What is required ▸ Give the line with "const float l0 = ls[0], l1 = ls[2];" again, along with every line below it to the end of the records, word for word.
Records provided Start Marker
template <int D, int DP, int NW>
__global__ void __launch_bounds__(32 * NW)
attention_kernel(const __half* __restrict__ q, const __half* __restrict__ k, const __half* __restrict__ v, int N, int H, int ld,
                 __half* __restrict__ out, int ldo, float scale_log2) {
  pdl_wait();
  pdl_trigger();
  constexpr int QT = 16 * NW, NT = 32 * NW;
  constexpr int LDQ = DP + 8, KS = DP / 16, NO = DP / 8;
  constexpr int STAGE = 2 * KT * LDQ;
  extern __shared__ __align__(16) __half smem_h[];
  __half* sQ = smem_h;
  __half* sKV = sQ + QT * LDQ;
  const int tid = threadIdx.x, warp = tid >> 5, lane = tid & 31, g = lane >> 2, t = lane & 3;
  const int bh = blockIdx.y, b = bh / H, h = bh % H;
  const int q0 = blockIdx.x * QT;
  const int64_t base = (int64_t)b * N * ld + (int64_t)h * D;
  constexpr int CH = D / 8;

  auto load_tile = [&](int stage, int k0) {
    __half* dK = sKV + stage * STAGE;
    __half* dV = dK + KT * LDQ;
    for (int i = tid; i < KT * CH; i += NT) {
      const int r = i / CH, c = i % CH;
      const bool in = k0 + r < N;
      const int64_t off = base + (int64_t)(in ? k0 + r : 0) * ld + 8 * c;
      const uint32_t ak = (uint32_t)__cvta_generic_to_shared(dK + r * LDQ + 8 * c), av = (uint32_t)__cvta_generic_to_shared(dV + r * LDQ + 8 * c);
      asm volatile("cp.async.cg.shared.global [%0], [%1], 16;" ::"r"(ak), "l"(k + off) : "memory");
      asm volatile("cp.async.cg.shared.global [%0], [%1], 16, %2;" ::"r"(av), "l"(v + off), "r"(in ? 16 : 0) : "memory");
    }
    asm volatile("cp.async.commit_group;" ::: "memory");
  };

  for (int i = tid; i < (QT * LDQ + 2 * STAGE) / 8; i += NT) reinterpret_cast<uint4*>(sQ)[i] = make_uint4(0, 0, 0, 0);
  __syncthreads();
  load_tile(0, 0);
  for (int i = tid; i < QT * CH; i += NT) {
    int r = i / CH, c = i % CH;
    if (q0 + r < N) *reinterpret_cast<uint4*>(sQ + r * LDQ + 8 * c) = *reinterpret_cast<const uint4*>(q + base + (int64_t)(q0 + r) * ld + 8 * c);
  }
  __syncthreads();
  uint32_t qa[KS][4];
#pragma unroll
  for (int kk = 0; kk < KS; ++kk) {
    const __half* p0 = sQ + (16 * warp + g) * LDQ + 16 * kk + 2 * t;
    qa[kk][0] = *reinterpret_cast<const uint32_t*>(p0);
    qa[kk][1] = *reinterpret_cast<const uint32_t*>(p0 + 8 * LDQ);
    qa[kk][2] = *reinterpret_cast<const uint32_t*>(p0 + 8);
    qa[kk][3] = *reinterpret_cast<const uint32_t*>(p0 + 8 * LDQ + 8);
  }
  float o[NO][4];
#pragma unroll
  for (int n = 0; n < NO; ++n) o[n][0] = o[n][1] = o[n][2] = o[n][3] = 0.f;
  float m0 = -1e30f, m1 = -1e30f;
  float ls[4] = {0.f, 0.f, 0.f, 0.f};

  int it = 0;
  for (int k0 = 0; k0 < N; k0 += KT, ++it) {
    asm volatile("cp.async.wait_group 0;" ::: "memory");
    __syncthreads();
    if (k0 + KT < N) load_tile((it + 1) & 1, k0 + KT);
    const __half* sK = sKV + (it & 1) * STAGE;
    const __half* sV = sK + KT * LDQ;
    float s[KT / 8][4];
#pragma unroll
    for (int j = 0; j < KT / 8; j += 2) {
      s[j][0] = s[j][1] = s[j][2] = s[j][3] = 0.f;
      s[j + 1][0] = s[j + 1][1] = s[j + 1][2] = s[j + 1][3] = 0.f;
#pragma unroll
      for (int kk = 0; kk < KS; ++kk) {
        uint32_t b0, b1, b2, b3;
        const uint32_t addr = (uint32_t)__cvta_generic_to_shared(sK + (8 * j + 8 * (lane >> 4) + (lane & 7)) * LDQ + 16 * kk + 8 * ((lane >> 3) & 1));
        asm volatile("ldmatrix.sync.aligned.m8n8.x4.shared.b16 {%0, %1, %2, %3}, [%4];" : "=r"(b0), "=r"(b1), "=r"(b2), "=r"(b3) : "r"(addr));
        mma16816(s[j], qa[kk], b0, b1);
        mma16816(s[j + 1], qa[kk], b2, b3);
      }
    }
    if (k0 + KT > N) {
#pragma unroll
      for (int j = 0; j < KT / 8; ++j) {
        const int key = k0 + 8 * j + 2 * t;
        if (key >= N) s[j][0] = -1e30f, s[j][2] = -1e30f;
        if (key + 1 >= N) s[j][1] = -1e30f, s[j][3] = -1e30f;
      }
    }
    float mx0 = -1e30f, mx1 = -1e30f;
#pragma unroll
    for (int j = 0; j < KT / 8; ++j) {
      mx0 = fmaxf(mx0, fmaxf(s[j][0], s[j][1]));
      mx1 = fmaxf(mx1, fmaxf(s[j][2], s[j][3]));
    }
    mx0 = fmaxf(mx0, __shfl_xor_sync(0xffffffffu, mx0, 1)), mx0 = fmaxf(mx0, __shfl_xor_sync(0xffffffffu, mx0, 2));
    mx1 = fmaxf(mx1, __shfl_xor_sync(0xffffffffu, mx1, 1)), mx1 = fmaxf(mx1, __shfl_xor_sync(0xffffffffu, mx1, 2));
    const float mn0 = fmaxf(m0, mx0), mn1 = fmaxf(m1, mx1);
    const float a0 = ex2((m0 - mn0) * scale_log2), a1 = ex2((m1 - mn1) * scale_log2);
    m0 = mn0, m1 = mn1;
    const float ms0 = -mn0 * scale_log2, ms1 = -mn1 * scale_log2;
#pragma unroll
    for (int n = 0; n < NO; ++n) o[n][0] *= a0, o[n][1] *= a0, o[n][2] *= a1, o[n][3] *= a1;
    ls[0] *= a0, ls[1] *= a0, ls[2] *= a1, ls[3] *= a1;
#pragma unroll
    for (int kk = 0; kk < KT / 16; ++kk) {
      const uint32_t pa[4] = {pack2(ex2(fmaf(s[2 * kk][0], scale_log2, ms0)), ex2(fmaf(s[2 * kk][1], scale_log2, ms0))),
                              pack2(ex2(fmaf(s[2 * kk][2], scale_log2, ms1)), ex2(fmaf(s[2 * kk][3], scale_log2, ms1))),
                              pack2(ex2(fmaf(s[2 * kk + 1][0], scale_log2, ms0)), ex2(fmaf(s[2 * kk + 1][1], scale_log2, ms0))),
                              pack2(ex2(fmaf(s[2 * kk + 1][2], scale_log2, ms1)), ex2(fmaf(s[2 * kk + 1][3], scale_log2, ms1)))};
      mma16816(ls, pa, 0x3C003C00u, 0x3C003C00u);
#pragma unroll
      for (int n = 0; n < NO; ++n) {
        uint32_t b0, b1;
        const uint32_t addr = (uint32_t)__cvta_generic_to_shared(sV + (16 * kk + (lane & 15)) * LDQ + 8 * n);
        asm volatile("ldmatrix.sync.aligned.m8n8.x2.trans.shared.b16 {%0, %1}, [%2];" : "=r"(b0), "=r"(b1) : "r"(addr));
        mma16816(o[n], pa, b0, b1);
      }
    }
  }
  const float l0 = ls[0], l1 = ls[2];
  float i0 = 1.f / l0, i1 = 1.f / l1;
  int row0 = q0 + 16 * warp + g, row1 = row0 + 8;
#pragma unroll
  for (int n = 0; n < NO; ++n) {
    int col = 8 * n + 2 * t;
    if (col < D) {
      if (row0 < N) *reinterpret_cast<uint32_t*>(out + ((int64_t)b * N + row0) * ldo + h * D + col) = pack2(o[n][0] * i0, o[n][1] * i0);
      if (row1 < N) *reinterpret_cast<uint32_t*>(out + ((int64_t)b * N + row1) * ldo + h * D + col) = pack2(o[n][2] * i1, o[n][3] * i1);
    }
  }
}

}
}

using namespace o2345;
Records provided End Marker
Response ▸
  const float l0 = ls[0], l1 = ls[2];
  float i0 = 1.f / l0, i1 = 1.f / l1;
  int row0 = q0 + 16 * warp + g, row1 = row0 + 8;
#pragma unroll
  for (int n = 0; n < NO; ++n) {
    int col = 8 * n + 2 * t;
    if (col < D) {
      if (row0 < N) *reinterpret_cast<uint32_t*>(out + ((int64_t)b * N + row0) * ldo + h * D + col) = pack2(o[n][0] * i0, o[n][1] * i0);
      if (row1 < N) *reinterpret_cast<uint32_t*>(out + ((int64_t)b * N + row1) * ldo + h * D + col) = pack2(o[n][2] * i1, o[n][3] * i1);
    }
  }
}

}
}

using namespace o2345;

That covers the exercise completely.